Award Abstract # 1117527
III: Small: Personalized Inconsistency Resolution in Online Databases

NSF Org: IIS
Division of Information & Intelligent Systems
Recipient: UNIVERSITY OF CALIFORNIA, SAN DIEGO
Initial Amendment Date: July 21, 2011
Latest Amendment Date: July 21, 2011
Award Number: 1117527
Award Instrument: Standard Grant
Program Manager: Frank Olken
IIS
 Division of Information & Intelligent Systems
CSE
 Directorate for Computer and Information Science and Engineering
Start Date: August 1, 2011
End Date: July 31, 2015 (Estimated)
Total Intended Award Amount: $500,000.00
Total Awarded Amount to Date: $500,000.00
Funds Obligated to Date: FY 2011 = $500,000.00
History of Investigator:
  • Alin Deutsch (Principal Investigator)
    deutsch@cs.ucsd.edu
  • Yannis Papakonstantinou (Co-Principal Investigator)
Recipient Sponsored Research Office: University of California-San Diego
9500 GILMAN DR
LA JOLLA
CA  US  92093-0021
(858)534-4896
Sponsor Congressional District: 50
Primary Place of Performance: University of California-San Diego
9500 GILMAN DR
LA JOLLA
CA  US  92093-0021
Primary Place of Performance
Congressional District:
50
Unique Entity Identifier (UEI): UYTTZT6G9DT1
Parent UEI:
NSF Program(s): Info Integration & Informatics
Primary Program Source: 01001112DB NSF RESEARCH & RELATED ACTIVIT
Program Reference Code(s): 7923
Program Element Code(s): 736400
Award Agency Code: 4900
Fund Agency Code: 4900
Assistance Listing Number(s): 47.070

ABSTRACT

The RICOLLA project manages inconsistencies in structured databases maintained collaboratively by an online community. RICOLLA remains fully functional in the presence of inconsistencies, enabling "resolve-as-you-go" consistency. RICOLLA allows users to collaboratively resolve certain conflicts while disagreeing on others. Building Ricolla involves the following technical contributions: a) a novel architecture that tolerates inconsistency, allows data query and update, while aiding inconsistency resolution by community members; b) a data model and interface for explaining the inconsistencies to the users; c) a set of resolution actions that allow each user to resolve individual data inconsistencies; d) a resolution policy language for summarizing a set of resolution actions based on high level criteria; and e) a set of algorithms for implementing the system on top of a relational database management system.
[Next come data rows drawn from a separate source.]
# rasd3/TODA

Hardware: NVIDIA B200
Metric: frames/s voxelize+VoxelResBackBone8x fwd+bwd (higher is better)
Workload: dtype bf16

## Files before the change

include/toda_b200.h:

```cpp
#ifndef TODA_B200_H
#define TODA_B200_H

#include <stddef.h>
#include <stdint.h>

#ifdef __cplusplus
extern "C" {
#endif

#define TODA_OK 0
#define TODA_ERR_INVALID (-1)
#define TODA_ERR_CUDA (-2)
#define TODA_ERR_WORKSPACE (-3)
#define TODA_ERR_UNSUPPORTED (-4)

#define TODA_ORDER_FIRST_APPEARANCE 0
#define TODA_ORDER_CANONICAL 1

const char *toda_last_error(void);
int toda_version(void);
long long toda_launch_count(void);
int toda_device_info(int *sm_count_host, int *cc_major_host, int *cc_minor_host);

size_t toda_index_bytes(int batch, int D, int H, int W);
int toda_index_insert(void *index, int batch, int D, int H, int W, const int32_t *coords, int n, void *stream);
int toda_index_insert_strided(void *index_out, int batch, int oD, int oH, int oW, const int32_t *in_coords, int n_in,
                              const int *ksize_host, const int *stride_host, const int *pad_host, void *stream);
int toda_index_build(void *index, int batch, int D, int H, int W, int32_t *out_coords, int cap, int32_t *n_out,
                     void *stream);
int toda_index_rows(const void *index, int batch, int D, int H, int W, const int32_t *coords, int n, int32_t *rows,
                    void *stream);
int toda_index_release(void *index, int batch, int D, int H, int W, const int32_t *coords, int n, void *stream);

#define TODA_SELECT_RANGE_XY 0
#define TODA_SELECT_RECT_XY 1
#define TODA_SELECT_SECTOR 2
#define TODA_SELECT_BOXES 3
size_t toda_points_select_workspace_bytes(int n);
int toda_points_select(const float *points, int n, int stride, int x_col, const int32_t *frame_offsets, int batch, int mode,
                       const double *params_host, int invert, int add_batch_col, float *out, int32_t *out_offsets,
                       void *workspace, size_t workspace_bytes, void *stream);

#define TODA_WORLD_FLIP_X 0
#define TODA_WORLD_FLIP_Y 1
#define TODA_WORLD_ROTATE 2
#define TODA_WORLD_SCALE 3
int toda_points_world_transform(const float *points, int n, int stride, int x_col, const int32_t *frame_offsets, int batch,
                                int n_steps, const int *kinds_host, const float *params_host, float *out, void *stream);

size_t toda_voxelize_workspace_bytes(int64_t n_points, int batch, const int *grid_host, int max_points,
                                     int max_voxels);
int toda_voxelize_hard(const float *points, int64_t n_points, int point_stride, int xyz_col, int feat_col,
                       int num_features, const int32_t *frame_offsets, int batch, const float *range_host,
                       const float *vsize_host, const int *grid_host, int max_points, int max_voxels, int order,
                       float *voxels, int32_t *coords, int32_t *num_points, int32_t *voxel_counts, void *workspace,
                       size_t workspace_bytes, void *stream);

int toda_mean_vfe_fwd(const float *voxels, const void *num_points, int num_is_float, int n_voxels, int max_points,
                      int num_features, float *voxel_features, void *stream);
int toda_mean_vfe_bwd(const float *d_voxel_features, const void *num_points, int num_is_float, int n_voxels,
                      int max_points, int num_features, float *d_voxels, void *stream);

int toda_rulebook_subm(const void *index, int batch, int D, int H, int W, const int32_t *coords, int n,
                       const int *ksize_host, int32_t *nbr, void *stream);
int toda_rulebook_sparse(const void *index_in, int iD, int iH, int iW, const void *index_out, int oD, int oH, int oW,
                         int batch, const int32_t *in_coords, int n_in, const int32_t *out_coords, int n_out,
                         const int *ksize_host, const int *stride_host, const int *pad_host, int32_t *nbr_fwd,
                         int32_t *nbr_bwd, void *stream);

size_t toda_parity_order_workspace_bytes(int n);
int toda_parity_order(const int32_t *coords, int n, const int *stride_host, const int *pad_host, int32_t *order,
                      int32_t *pos_of_row, void *workspace, size_t workspace_bytes, void *stream);

#define TODA_CONV_FP32 0
#define TODA_CONV_BF16 1
#define TODA_CONV_BF16X3 2
int toda_weight_repack(const float *w_param, int kvol, int cin, int cout, int transpose, int mirror_k, float *w_out,
                       void *stream);
size_t toda_spconv_fwd_workspace_bytes(int n_in, int cin, int cout, int kvol, int precision);
int toda_table_tile_masks(const int32_t *nbr, int n_out, int kvol, uint32_t *masks, void *stream);
int toda_spconv_uses_tensor_cores(int cin, int cout, int kvol, int precision);
int toda_spconv_wgrad_uses_tensor_cores(int cin, int cout, int kvol, int precision);
int toda_spconv_fwd(const float *x, const void *x_bf16, int n_in, int cin, const int32_t *nbr, int n_out, int kvol,
                    const float *w, int cout, const float *bias, float *y, const int32_t *out_rows,
                    const uint32_t *tile_masks, double *bn_sums, int precision, void *workspace, size_t workspace_bytes,
                    void *stream);
int toda_tile_plan_capacity(int channels);
int toda_table_tile_plan(const int32_t *nbr, int n_out, int kvol, int ngroups, int cap, uint16_t *lidx, int32_t *rows,
                         int32_t *cnt, void *stream);
int toda_spconv_fwd_plan(const float *x, const void *x_bf16, int n_in, int cin, const int32_t *nbr, int n_out, int kvol,
                         const float *w, int cout, const float *bias, const float *addend, float *y,
                         const int32_t *out_rows, const uint32_t *tile_masks, const uint16_t *plan_lidx,
                         const int32_t *plan_rows, const int32_t *plan_cnt, int plan_groups, int plan_cap, double *bn_sums,
                         const void *w_bf16, int precision, void *workspace, size_t workspace_bytes, void *stream);
int toda_weight_kmajor_bf16(const float *w, int kvol, int cin, int cout, void *w_bf16, void *stream);
size_t toda_spconv_wgrad_workspace_bytes(int n_in, int n_out, int kvol, int cin, int cout, int precision);
int toda_spconv_wgrad(const float *x, const void *x_bf16, int n_in, int cin, const int32_t *nbr, int n_out, int kvol,
                      const float *dy, const void *dy_bf16, int cout, float *dw_param, void *workspace,
                      size_t workspace_bytes, int precision, void *stream);
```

The resulting techniques and prototype contribute to the infrastructure for the next generation of online databases. This benefits a variety of online communities who need to collaboratively edit structured data, ranging from the scientific domain to digital government and social networks. RICOLLA's evaluation includes as use cases two scientific communities (biologists and geoscientists) and UCSD students taking database classes. Direct deployment in teaching serves to both improve students' online collaboration and collect their feedback for RICOLLA's evaluation and tuning purposes. Publications, technical reports, software and experimental data resulting from this research are available at the project web site http://db.ucsd.edu/ricolla.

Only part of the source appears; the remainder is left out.